Today was a little crazy. I got up at 6:30–excellent! I wanted to work out and study my scriptures, but instead I cleaned my house. I’m enjoying the cleaner areas, but still haven’t gotten to my workout or scriptures yet. Tomorrow, I will get it right.
Breakfast was a Trim Healthy Mama inspired chocolate Waffle with blueberries and plain yogurt (sweetened with stevia in the raw.) Recipe at the end 🙂
Snack: 1 oz of sprouted almonds and a small apple
Lunch: 2 cups of torn romaine with 3 oz of grilled chicken, half a diced avocado, and 2 Tbs Aldi Light Caesar Dressing
Snack: 6 oz plain lowfat yogurt with 1/4 cup peanut flour stirred in.
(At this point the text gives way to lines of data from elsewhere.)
TKZ_KERNEL(256) void k_docmark(const int64_t* offs, int64_t n_items, int64_t total, uint64_t* bits, int32_t* counters) {
    const int64_t stride = simt::nblocks() * simt::nthreads();
    for (int64_t d = simt::bid() * simt::nthreads() + simt::tid(); d <= n_items; d += stride) {
        const int64_t pos = offs[d];
        bool ok = pos >= 0 && pos <= total;
        if (d == 0) ok = ok && pos == 0;
        if (d == n_items) ok = ok && pos == total;
        else ok = ok && pos <= offs[d + 1];
        if (!ok) { simt::atomic_or((unsigned*)&counters[0], (unsigned)kErrOffsets); continue; }
        const int64_t w = pos >> 6;
        if (d > 0) { const int64_t prev = offs[d - 1]; if (prev >= 0 && prev <= pos && (prev >> 6) == w) continue; }
        uint64_t m = 1ull << (pos & 63);
        int64_t cur = pos;
// ... 1311 lines not shown
    int* s_cls = LD.cls;
    uint16_t* s_ord = LD.ord;
    const int lane = simt::lane();
    int err = 0;
    LongProf PF;
    tkz_long_prof_begin(P, PF);
    const int64_t nchunks = (P.nsub + 63) / 64;
    for (int64_t u = c0; u < nchunks * PARTS; u += cstep) {
        const int64_t c = u % nchunks;
        const int part = (int)(u / nchunks);
        const int64_t t = c * 64 + lane;
        int my_nl = 0;
        if (t < P.nsub) {
            const uint32_t mc = P.mcount[t];
            my_nl = (int)(mc >> 16);
            if ((int)(mc & 0xFFFFu) + my_nl > P.mcap) my_nl = 0;
            if (part == 0 && (P.heavy_flag[t] & 2u)) { const int g = P.giant_cnt[t]; if (g > 1) simt::atomic_add(&P.tile_count[t], g - 1); }
        }
        int ntotal;
        (void)tkz_wave_scan_sum(my_nl, &ntotal);
        if (ntotal > DENSE) { if (lane / (64 / PARTS) != part) my_nl = 0; }
        else if (part != 0) continue;
        const int pre = tkz_wave_scan_sum(my_nl, &ntotal);
        if (!ntotal) continue;
        (void)simt::ballot(true);
        s_pre[lane] = pre;
        if (lane == 0) s_pre[64] = ntotal;
        (void)simt::ballot(true);
        auto entry_at = [&](int g, int* q, int* j) -> uint32_t {
            *q = tkz_find_list<64>(s_pre, g); *j = g - s_pre[*q];
            return tkz_load_nt(&P.mlist[(c * 64 + *q) * (int64_t)P.mcap + (P.mcap - 1 - *j)]);
        };
#ifdef TKZ_DEVPROF
        if (PF.on) { ++PF.units; PF.t0 = simt::clock(); }
#endif
        for (int seg0 = 0; seg0 < ntotal; seg0 += kLongSeg) {
            const int nseg = ntotal - seg0 < kLongSeg ? ntotal - seg0 : kLongSeg;
            if (lane < kLenClasses) s_cls[lane] = 0;
            (void)simt::ballot(true);
            uint32_t mycls = 0;
#pragma unroll
            for (int i = 0; i < kLongSeg / 64; ++i) {
                const int e = lane + 64 * i;
                if (e < nseg) {
                    int q, j;
                    const uint32_t ent = entry_at(seg0 + e, &q, &j);
                    const int cl = tkz_len_class((int)((ent >> kMrLenShift) & 1023u) + 1);
                    mycls |= (uint32_t)cl << (4 * i);
                    simt::atomic_add(&s_cls[cl], 1);
                }
            }
            (void)simt::ballot(true);
            {
                int tot;
                const int v = lane < kLenClasses ? s_cls[lane] : 0;
                const int x = tkz_wave_scan_sum(v, &tot);
                (void)simt::ballot(true);
                if (lane < kLenClasses) s_cls[lane] = x;
            }
            (void)simt::ballot(true);
#pragma unroll
            for (int i = 0; i < kLongSeg / 64; ++i) {
                const int e = lane + 64 * i;
                if (e < nseg) s_ord[simt::atomic_add(&s_cls[(mycls >> (4 * i)) & 15u], 1)] = (uint16_t)e;
            }
            (void)simt::ballot(true);
            TKZ_PF_MARK(0);
            for (int done = 0; done < nseg;) {
                const bool valid = done + lane < nseg;
                int q = 0, j = 0, len = 1, rel = 0;
                if (valid) {
                    const uint32_t ent = entry_at(seg0 + (int)s_ord[done + lane], &q, &j);
                    rel = (int)(ent & 1023u); len = (int)((ent >> kMrLenShift) & 1023u) + 1;
                }
                const int64_t sub = c * 64 + q;
                const int limit = tkz_long_batch<COMPACT>(T, P, LD, valid, sub, j, rel, len, lane_piece, err, PF, [](int) {});
                (void)simt::ballot(true);
                done += limit < nseg - done ? limit : nseg - done;
            }
        }
    }
    if (err) simt::atomic_or((unsigned*)&P.counters[0], (unsigned)err);
    tkz_long_prof_end(P, PF);
}
constexpr int kLongPartsLatency = 16;

constexpr int kLqRange = 256, kLqRangeLong = 16;
#ifndef TKZ_QARENA_DWORDS
#define TKZ_QARENA_DWORDS 2304
#endif
constexpr int kQArenaDwords = TKZ_QARENA_DWORDS;
static_assert(kQArenaDwords % 4 == 0 && kQArenaDwords >= (kLanePiece + 3) / 4 + 8 + 2 * kLanePiece + 16, "a piece of kLanePiece bytes fits the arena in every form");
#ifdef TKZ_HOSTEMU
constexpr int kLongQGrid = 8;
#else
constexpr int kLongQGrid = 8192;
#endif
template <class F>
TKZ_DEV void tkz_long_walk(const EncodeParams& P, int64_t c, int lane_piece, F f) {
    const int64_t t = c * 64 + simt::lane();
    int nl = 0;
    if (t < P.nsub) {
        const uint32_t mc = P.mcount[t];
        nl = (int)(mc >> 16);
        if ((int)(mc & 0xFFFFu) + nl > P.mcap) nl = 0;
    }
    const uint32_t* top = &P.mlist[t * (int64_t)P.mcap + (P.mcap - 1)];
    for (int j = 0; j < nl; j += 4) {
        uint32_t ent[4];
#pragma unroll
        for (int k = 0; k < 4; ++k) ent[k] = j + k < nl ? tkz_load_nt(top - (j + k)) : 0xFFFFFFFFu;
#pragma unroll
        for (int k = 0; k < 4; ++k) if (j + k < nl && !(ent[k] & kMrDone) && (int)((ent[k] >> kMrLenShift) & 1023u) + 1 <= lane_piece) f(t, j + k, ent[k]);
    }
}
TKZ_KERNEL(256) void k_long_count(EncodeParams P) {
    if (tkz_attempt_failed(P)) return;
    TKZ_SHARED int s_hist[4][kLenClasses];
    const int lane = simt::lane(), wave = simt::wave();
    const int64_t nchunks = (P.nsub + 63) / 64;
    for (int64_t c = simt::bid() * 4 + wave; c < nchunks; c += simt::nblocks() * 4) {
        if (lane < kLenClasses) s_hist[wave][lane] = 0;
        (void)simt::ballot(true);
        tkz_long_walk(P, c, P.lane_piece, [&](int64_t, int, uint32_t ent) { simt::atomic_add(&s_hist[wave][tkz_len_class((int)((ent >> kMrLenShift) & 1023u) + 1)], 1); });
        (void)simt::ballot(true);
        if (lane < kLenClasses) P.lq_cnt[(int64_t)lane * nchunks + c] = s_hist[wave][lane];
        (void)simt::ballot(true);
    }
}
TKZ_KERNEL(256) void k_long_scatter(EncodeParams P) {
    if (tkz_attempt_failed(P)) return;
    TKZ_SHARED int s_hist[4][kLenClasses];
    const int lane = simt::lane(), wave = simt::wave();
    const int64_t nchunks = (P.nsub + 63) / 64;
    for (int64_t c = simt::bid() * 4 + wave; c < nchunks; c += simt::nblocks() * 4) {
        if (lane < kLenClasses) s_hist[wave][lane] = 0;
        (void)simt::ballot(true);
        { const int64_t t = c * 64 + lane; if (t < P.nsub && (P.heavy_flag[t] & 2u)) { const int g = P.giant_cnt[t]; if (g > 1) simt::atomic_add(&P.tile_count[t], g - 1); } }
        tkz_long_walk(P, c, P.lane_piece, [&](int64_t t, int j, uint32_t ent) {
            const int cl = tkz_len_class((int)((ent >> kMrLenShift) & 1023u) + 1);
            const int64_t at = P.lq_base[(int64_t)cl * nchunks + c] + simt::atomic_add(&s_hist[wave][cl], 1);
            if (at < P.lq_cap) P.lq[at] = ((uint64_t)t << 30) | ((uint64_t)j << 20) | (uint64_t)(ent & 0xFFFFFu);
        });
        (void)simt::ballot(true);
    }
}
template <bool COMPACT>
TKZ_KERNEL_OCC(64, 4) void k_merge_long_q(TkzTables T, EncodeParams P) {
    if (tkz_attempt_failed(P)) return;
    TKZ_SHARED uint4 s_lds[(kQArenaDwords + 256) / 4];
    LongLds LD;
    LD.arena = reinterpret_cast<uint32_t*>(s_lds); LD.arena_dwords = kQArenaDwords; LD.brank = reinterpret_cast<int32_t*>(s_lds) + kQArenaDwords;
    LD.pre = nullptr; LD.cls = nullptr; LD.ord = nullptr;
    tkz_long_brank_init(T, LD.brank);
    const int lane = simt::lane();
    int err = 0;
    LongProf PF;
    tkz_long_prof_begin(P, PF);
    const int64_t total = *P.lq_total < P.lq_cap ? *P.lq_total : P.lq_cap;
    const int64_t nchunks = (P.nsub + 63) / 64;
    int64_t nfast = P.lq_base[(int64_t)tkz_len_class(kFastPiece + 1) * nchunks];
    if (nfast > total) nfast = total;
    int64_t rfast = kLqRange;
    while (rfast > 64 && (nfast + rfast - 1) / rfast < simt::nblocks()) rfast >>= 1;
    const int64_t nrf = (nfast + rfast - 1) / rfast, nrl = (total - nfast + kLqRangeLong - 1) / kLqRangeLong;
    auto range_of = [&](int64_t r, int64_t* lo, int64_t* hi) {
        if (r >= nrf) { *lo = nfast + (r - nrf) * kLqRangeLong; *hi = *lo + kLqRangeLong < total ? *lo + kLqRangeLong : total; }
        else { *lo = r * rfast; *hi = *lo + rfast < nfast ? *lo + rfast : nfast; }
    };
    auto entry_of = [&](int64_t pos, int64_t hi) -> uint64_t { return pos < hi ? P.lq[pos] : 0ull; };
    int64_t rg = nrf + nrl - 1 - simt::bid();
    int64_t lo = 0, hi = 0;
    if (rg >= 0) range_of(rg, &lo, &hi);
    uint64_t ent = rg >= 0 ? entry_of(lo + lane, hi) : 0ull;
    while (rg >= 0) {
#ifdef TKZ_DEVPROF
        if (PF.on) { ++PF.units; PF.t0 = simt::clock(); }
#endif
        int64_t nlo = 0, nhi = 0;
        const int64_t nrg = rg - simt::nblocks();
        if (nrg >= 0) range_of(nrg, &nlo, &nhi);
        for (int64_t at = lo; at < hi;) {
            const bool valid = at + lane < hi;
            const int64_t sub = valid ? (int64_t)(ent >> 30) : 0;
            const int j = valid ? (int)((ent >> 20) & 1023u) : 0, len = valid ? (int)((ent >> 10) & 1023u) + 1 : 1, rel = valid ? (int)(ent & 1023u) : 0;
            uint64_t ent_next = 0;
            TKZ_PF_MARK(0);
            const int limit = tkz_long_batch<COMPACT>(T, P, LD, valid, sub, j, rel, len, P.lane_piece, err, PF, [&](int n) {
                const int64_t nx = at + n;
                ent_next = nx < hi ? entry_of(nx + lane, hi) : (nrg >= 0 ? entry_of(nlo + lane, nhi) : 0ull);
            });
            at += limit;
            ent = ent_next;
        }
        rg = nrg; lo = nlo; hi = nhi;
    }
    if (err) simt::atomic_or((unsigned*)&P.counters[0], (unsigned)err);
    tkz_long_prof_end(P, PF);
}

constexpr int kCoopScratch = (4 * kTailSubs + 8) * 64 + 16 + 16;
constexpr int kCoopLdsBytes = 2 * 4 * kArenaPiece + 4 * (kArenaPiece / 32) + kCoopScratch;
#ifdef TKZ_HOSTEMU
constexpr int kCoopGrid = 4;
#else
constexpr int kCoopGrid = 2048;
#endif
constexpr int kCoopLdsQuads = (kCoopLdsBytes + 15) / 16;
TKZ_DEV void tkz_merge_coop_queue(const TkzTables& T, const EncodeParams& P, uint4* s_lds, unsigned long long bid, unsigned long long nblocks) {
    int32_t* ids = reinterpret_cast<int32_t*>(s_lds);
    int32_t* pr = ids + kArenaPiece;
    uint32_t* alive = reinterpret_cast<uint32_t*>(pr + kArenaPiece);
    uint8_t* scratch = reinterpret_cast<uint8_t*>(alive + kArenaPiece / 32);
    const int lane = simt::lane();
    int err = 0;
    const unsigned long long count = *P.coop_count < (unsigned long long)P.coop_cap ? *P.coop_count : (unsigned long long)P.coop_cap;
    bool first = true;
    for (;;) {
        unsigned long long tk = bid;
        if (!first) {
            if (lane == 0) tk = nblocks + simt::atomic_add64(P.coop_ticket, 1ull);
            tk = ((unsigned long long)simt::shflu((uint32_t)(tk >> 32), 0) << 32) | simt::shflu((uint32_t)tk, 0);
        }
        first = false;
        if (tk >= count) break;
        const uint64_t qe = P.coop_q[tk];
        const int64_t sub = (int64_t)(qe >> 10);
        const int jj = (int)(qe & 1023u);
        const uint32_t ee = P.mlist[sub * (int64_t)P.mcap + (P.mcap - 1 - jj)];
        if (ee & kMrDone) continue;
        const int rel = (int)(ee & 1023u), n = (int)((ee >> kMrLenShift) & 1023u) + 1;
        const int64_t abs = sub * kSub + rel;
        const uint8_t* gb = P.bytes + abs;
        for (int k = lane; k < n; k += 64) {
            const uint32_t b = gb[k];
            ids[k] = T.byte_rank[b];
            pr[k] = (k + 1 < n) ? T.bytepair_rank[(b << 8) | gb[k + 1]] : TKZ_RANK_NONE;
        }
        simt::sync();
        tkz_bpe_long_tail<true>(T, n, ids, pr, alive, scratch, nullptr);
        const int cnt = tkz_bpe_long_tail_emit<true>(n, ids, pr, alive, P.tmp + abs, &err);
        if (lane == 0) {
            P.mlist[sub * (int64_t)P.mcap + (P.mcap - 1 - jj)] = tkz_result_entry(false, cnt, rel);
            if (cnt > 1) simt::atomic_add(&P.tile_count[sub], cnt - 1);
        }
        simt::sync();
    }
    if (err) simt::atomic_or((unsigned*)&P.counters[0], (unsigned)err);
}
TKZ_KERNEL(64) void k_merge_coop(TkzTables T, EncodeParams P) {
    if (tkz_attempt_failed(P)) return;
    TKZ_SHARED uint4 s_lds[kCoopLdsQuads];
    tkz_merge_coop_queue(T, P, s_lds, (unsigned long long)simt::bid(), (unsigned long long)simt::nblocks());
}

constexpr int kMergeLatWaveQuads = kMsLdsQuads > kLongLdsQuads ? kMsLdsQuads : kLongLdsQuads;
template <bool COMPACT>
TKZ_KERNEL_OCC(kMsThreads, 3) void k_merge_latency(TkzTables T, EncodeParams P, int nb_short, int nb_long) {
    if (tkz_attempt_failed(P)) return;
    TKZ_SHARED uint4 s_wave[kMsThreads / 64][kMergeLatWaveQuads];
    TKZ_SHARED uint16_t s_brank16[256];
    const int b = (int)simt::bid();
    if (b < nb_short) {
        tkz_ms_brank_init(T, s_brank16);
        simt::sync();
        const int64_t grp = tkz_xcd_block(b, nb_short) * (kMsThreads / 64) + simt::wave();
        tkz_merge_short_group(T, P, grp, tkz_ms_lds(s_wave[simt::wave()], s_brank16));
    } else {
        const LongLds LD = tkz_long_lds(s_wave[simt::wave()]);
        tkz_long_brank_init(T, LD.brank);
        tkz_merge_long_chunks<COMPACT, kLongPartsLatency, -1>(T, P, (int64_t)(b - nb_short) * (kMsThreads / 64) + simt::wave(), (int64_t)nb_long * (kMsThreads / 64), LD, P.lane_piece);
    }
}
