# cloneofsimo/paint-with-words-sd

Measured on NVIDIA H100. Metric: unet_steps_per_sec_512sq_cfg, higher is better.
Workload: dtype f16

## Files before the change

paint_with_words_sd_b200/csrc/attn_tc.cuh:

```cuda
#pragma once
#include "mma_sm90.cuh"
#include "pww_common.cuh"
#include "xattn_core.cuh"

namespace pww {
namespace fa {

constexpr int kThreads = core::kThreads;
constexpr int kBM = core::kBM;
constexpr int kBN = 64;

template <int D>
struct Cfg {
  using T_ = core::Tile<D>;
  static constexpr uint32_t KVBYTES = kBN * T_::LD * 2;
  static constexpr uint32_t OFF_KV = T_::QBYTES;
  static constexpr uint32_t SMEM = T_::QBYTES + 2 * 2 * KVBYTES;
  static_assert(SMEM <= 232448, "shared memory budget");
};

template <typename E>
struct Params {
  const E* q;
  const E* k;
  const E* v;
  E* out;
  int B, H, N;
  int64_t bs, rs;
  int64_t o_bs, o_rs;
  float scale;
};

template <int D, typename E>
constexpr int kMinBlocks = (D == 80 && std::is_same_v<E, __nv_bfloat16>) ? 1 : 0;

template <int D, typename E>
__global__ void __launch_bounds__(kThreads, kMinBlocks<D, E>) attn_fwd_kernel(const Params<E> p) {
  using C = core::Tile<D>;
  using CF = Cfg<D>;
  extern __shared__ __align__(128) unsigned char smem[];
  const uint32_t smem0 = ptx::smem_u32(smem);
  const int warp = threadIdx.x >> 5, lane = threadIdx.x & 31;
  const int qtiles = (p.N + kBM - 1) / kBM;
  const int bh = blockIdx.x / qtiles, qt = blockIdx.x - bh * qtiles;
  const int b = bh / p.H, h = bh - b * p.H;
  const int row_base = qt * kBM;
  const E* qb = p.q + (int64_t)b * p.bs + h * D;
  const E* kb = p.k + (int64_t)b * p.bs + h * D;
  const E* vb = p.v + (int64_t)b * p.bs + h * D;
  const int ntiles = (p.N + kBN - 1) / kBN;
  auto issue_kv = [&](int j) {
    const uint32_t st = smem0 + CF::OFF_KV + (j & 1) * 2 * CF::KVBYTES;
    const int rows = p.N - j * kBN < kBN ? p.N - j * kBN : kBN;
    core::load_rows<D>(st, kb + (int64_t)j * kBN * p.rs, p.rs, kBN, rows);
    core::load_rows<D>(st + CF::KVBYTES, vb + (int64_t)j * kBN * p.rs, p.rs, kBN, rows);
    ptx::cp_async_commit();
  };
  {
    const int rows = p.N - row_base < kBM ? p.N - row_base : kBM;
    core::load_rows<D>(smem0, qb + (int64_t)row_base * p.rs, p.rs, kBM, rows);
  }
  issue_kv(0);
  uint32_t qa[C::KS][4];
  float o[C::NT][4], m0, m1, l0, l1;
  core::warp_online_begin<D>(o, m0, m1, l0, l1);
  const float sl2 = p.scale * 1.4426950408889634f;
  const uint32_t qs = smem0 + (uint32_t)(warp * 16 * C::LD) * 2u;
#pragma unroll 1
  for (int jt = 0; jt < ntiles; ++jt) {
    if (jt + 1 < ntiles) {
      issue_kv(jt + 1);
      ptx::cp_async_wait<1>();
    } else {
      ptx::cp_async_wait<0>();
    }
    __syncthreads();
    if (jt == 0) {
#pragma unroll
      for (int kk = 0; kk < C::KS; ++kk)
        ptx::ldsm_x4(qs + (uint32_t)((lane & 15) * C::LD + kk * 16 + (lane >> 4) * 8) * 2u, qa[kk][0], qa[kk][1], qa[kk][2], qa[kk][3]);
    }
    const uint32_t ks = smem0 + CF::OFF_KV + (jt & 1) * 2 * CF::KVBYTES, vs = ks + CF::KVBYTES;
    float s[kBN / 8][4];
#pragma unroll
    for (int j = 0; j < kBN / 8; ++j) s[j][0] = s[j][1] = s[j][2] = s[j][3] = 0.f;
#pragma unroll
    for (int kk = 0; kk < C::KS; ++kk) {
#pragma unroll
      for (int jp = 0; jp < kBN / 16; ++jp) {
        const int t = 16 * jp + (lane & 7) + ((lane >> 4) << 3), d = kk * 16 + ((lane >> 3) & 1) * 8;
        uint32_t b0, b1, b2, b3;
        ptx::ldsm_x4(ks + (uint32_t)(t * C::LD + d) * 2u, b0, b1, b2, b3);
        ptx::mma16816<E>(s[2 * jp], qa[kk], b0, b1);
        ptx::mma16816<E>(s[2 * jp + 1], qa[kk], b2, b3);
      }
    }
    core::warp_online_chunk<D, E>(s, p.N - jt * kBN, sl2, vs, lane, o, m0, m1, l0, l1);
    __syncthreads();
  }
  core::warp_online_end<D>(o, l0, l1);
  core::warp_store<D>(o, smem + warp * 16 * C::LD * 2, lane, p.out + (int64_t)b * p.o_bs + h * D, p.o_rs,
                      row_base + warp * 16, p.N);
}

template <int D, typename E>
cudaError_t launch(const void* q, const void* k, const void* v, void* out, int B, int H, int N, int64_t bs, int64_t rs,
                   int64_t o_bs, int64_t o_rs, float scale, cudaStream_t s) {
  using CF = Cfg<D>;
  Params<E> p;
  p.q = (const E*)q; p.k = (const E*)k; p.v = (const E*)v; p.out = (E*)out;
  p.B = B; p.H = H; p.N = N; p.bs = bs; p.rs = rs; p.o_bs = o_bs; p.o_rs = o_rs; p.scale = scale;
  const cudaError_t e = allow_dynamic_smem<attn_fwd_kernel<D, E>>(CF::SMEM);
  if (e != cudaSuccess) return e;
  const long long grid = (long long)B * H * ((N + kBM - 1) / kBM);
  if (grid > 0x7fffffffLL) return cudaErrorInvalidConfiguration;
  attn_fwd_kernel<D, E><<<(unsigned)grid, kThreads, CF::SMEM, s>>>(p);
  return cudaGetLastError();
}

}
}
```

paint_with_words_sd_b200/csrc/mma_sm90.cuh:

```cuda
#pragma once
#include <cuda_runtime.h>
#include <stdint.h>

#include <type_traits>

#include "pww_common.cuh"

namespace pww {
namespace ptx {

__device__ __forceinline__ uint32_t smem_u32(const void* p) { return (uint32_t)__cvta_generic_to_shared(p); }

__device__ __forceinline__ void cp_async16(uint32_t dst, const void* src, uint32_t src_bytes) {
  asm volatile("cp.async.cg.shared.global [%0], [%1], 16, %2;" ::"r"(dst), "l"(src), "r"(src_bytes) : "memory");
}
__device__ __forceinline__ void cp_async_commit() { asm volatile("cp.async.commit_group;" ::: "memory"); }
template <int N>
__device__ __forceinline__ void cp_async_wait() { asm volatile("cp.async.wait_group %0;" ::"n"(N) : "memory"); }

__device__ __forceinline__ void ldsm_x4(uint32_t addr, uint32_t& r0, uint32_t& r1, uint32_t& r2, uint32_t& r3) {
  asm volatile("ldmatrix.sync.aligned.m8n8.x4.shared.b16 {%0, %1, %2, %3}, [%4];"
               : "=r"(r0), "=r"(r1), "=r"(r2), "=r"(r3) : "r"(addr));
}
__device__ __forceinline__ void ldsm_x4_t(uint32_t addr, uint32_t& r0, uint32_t& r1, uint32_t& r2, uint32_t& r3) {
  asm volatile("ldmatrix.sync.aligned.m8n8.x4.trans.shared.b16 {%0, %1, %2, %3}, [%4];"
               : "=r"(r0), "=r"(r1), "=r"(r2), "=r"(r3) : "r"(addr));
}
__device__ __forceinline__ void ldsm_x2_t(uint32_t addr, uint32_t& r0, uint32_t& r1) {
  asm volatile("ldmatrix.sync.aligned.m8n8.x2.trans.shared.b16 {%0, %1}, [%2];" : "=r"(r0), "=r"(r1) : "r"(addr));
}

template <typename E>
__device__ __forceinline__ void mma16816(float* c, const uint32_t* a, uint32_t b0, uint32_t b1) {
  static_assert(std::is_same_v<E, __half> || std::is_same_v<E, __nv_bfloat16>, "fp16 or bf16 operands");
  if constexpr (std::is_same_v<E, __half>) {
    asm volatile(
        "mma.sync.aligned.m16n8k16.row.col.f32.f16.f16.f32 {%0, %1, %2, %3}, {%4, %5, %6, %7}, {%8, %9}, "
        "{%0, %1, %2, %3};"
        : "+f"(c[0]), "+f"(c[1]), "+f"(c[2]), "+f"(c[3])
        : "r"(a[0]), "r"(a[1]), "r"(a[2]), "r"(a[3]), "r"(b0), "r"(b1));
  } else {
    asm volatile(
        "mma.sync.aligned.m16n8k16.row.col.f32.bf16.bf16.f32 {%0, %1, %2, %3}, {%4, %5, %6, %7}, {%8, %9}, "
        "{%0, %1, %2, %3};"
        : "+f"(c[0]), "+f"(c[1]), "+f"(c[2]), "+f"(c[3])
        : "r"(a[0]), "r"(a[1]), "r"(a[2]), "r"(a[3]), "r"(b0), "r"(b1));
  }
}
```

I wanted to grab a produce with it but couldn’t decide what. I already ate an apple today, the carrots are gone and then I ran out of time. So I took the kids to their Doctor visit and vowed to do better next time.
My mom came to stay with some of the the kids while I took others to the Doctor. She heard Heidi ask me if she could bake cookies. We don’t have an oven so I told her it would have to be eggless cookie dough. Which is soooo yummy! Then I asked her not to, because it would be such a temptation to me. So my mom went home and baked cookies and brought them over. OH my! I was so hungry form my pitiful snack and so close to dinner that it was a huge temptation to me. With our limited fridge (we just got back from vacation for a week) there weren’t many good choices for me. So I had a sugar free popsicle (not stevia sweetened so not on plan–but the best I could do.) And it tasted so good I had another. Whew! I made it by on 30 calories without a cookie and quickly made dinner.
Dinner: 1 Ole Extreme Wellness lowcarb tomato and basil tortilla (toasted) with 2 oz ground beef and .5 oz brown rice stirred together and seasoned with my homemade taco blend. Topped with romaine, salsa and about a tsp of hummus–just enough for a creamy cheesy flavor but still be dairy free. An avocado would have been lovely here, but I already had my allotment for the day at lunch :).
I saved 80 calories for an after workout snack tonight–if I remember to stop by the store for more almond milk I’ll make a half smoothie.
I’m going to my first ballet class at 7:30!!! I’m super excited about it. Heidi gave me her old split sole shoes and I found my leotard in the back of the closet. I’m going to let this count for my workout today so I can spend more time in the scriptures tonight.
Ingredients
- Waffle:
- 1/4 cup flax meal (or part peanut flour or almond flour)
- 1 Tbs cocoa powder
- 1-2 Tbs stevia in the raw
- 1 egg
- 1 Tbs coconut oil
- 2 Tbs almond milk or water
- Topping:
- 4 oz plain Greek Yogurt
- 1/2 cup thawed wild blueberries
- 1 Tbs stevia in the raw (or a Truvia packet)
Instructions
- In a small bowl beat flax, cocoa, and stevia. Stir in egg, coconut oil and water.
- Pour into a greased, preheated waffle iron. (Makes 1 Belgium or one half of a Foreman waffle iron.) Cook until the light indicates done or check after 5 minutes.
- Meanwhile, beat yogurt and stevia together. Fold in blueberries (I use juice and all.) Spoon over cooked waffle.
Notes
27 g of carbs including 11 g fiber; 24 g protein (if using Greek yogurt); and 24 g calcium
Here’s my food summary before the snack tonight 🙂
Wowsers! Check out my fat grams today. I’m still in line with my calories so won’t stress to much. But maybe nuts; coconut oil; and avocado doesn’t need to be all in one day, lol. Or maybe it’s fine. What do you think?
So on the hungry scale. It’s not as bad as yesterday, though I’m still plenty hungry tonight. It’s the way I’m made. I’m always hungry unless I’m sick, lol. I’ve found the first few days of a new food routine to be more hungry than normal but my body seems to settle in after a bit and not complain so much. Also, I think drinking more water would help a bunch.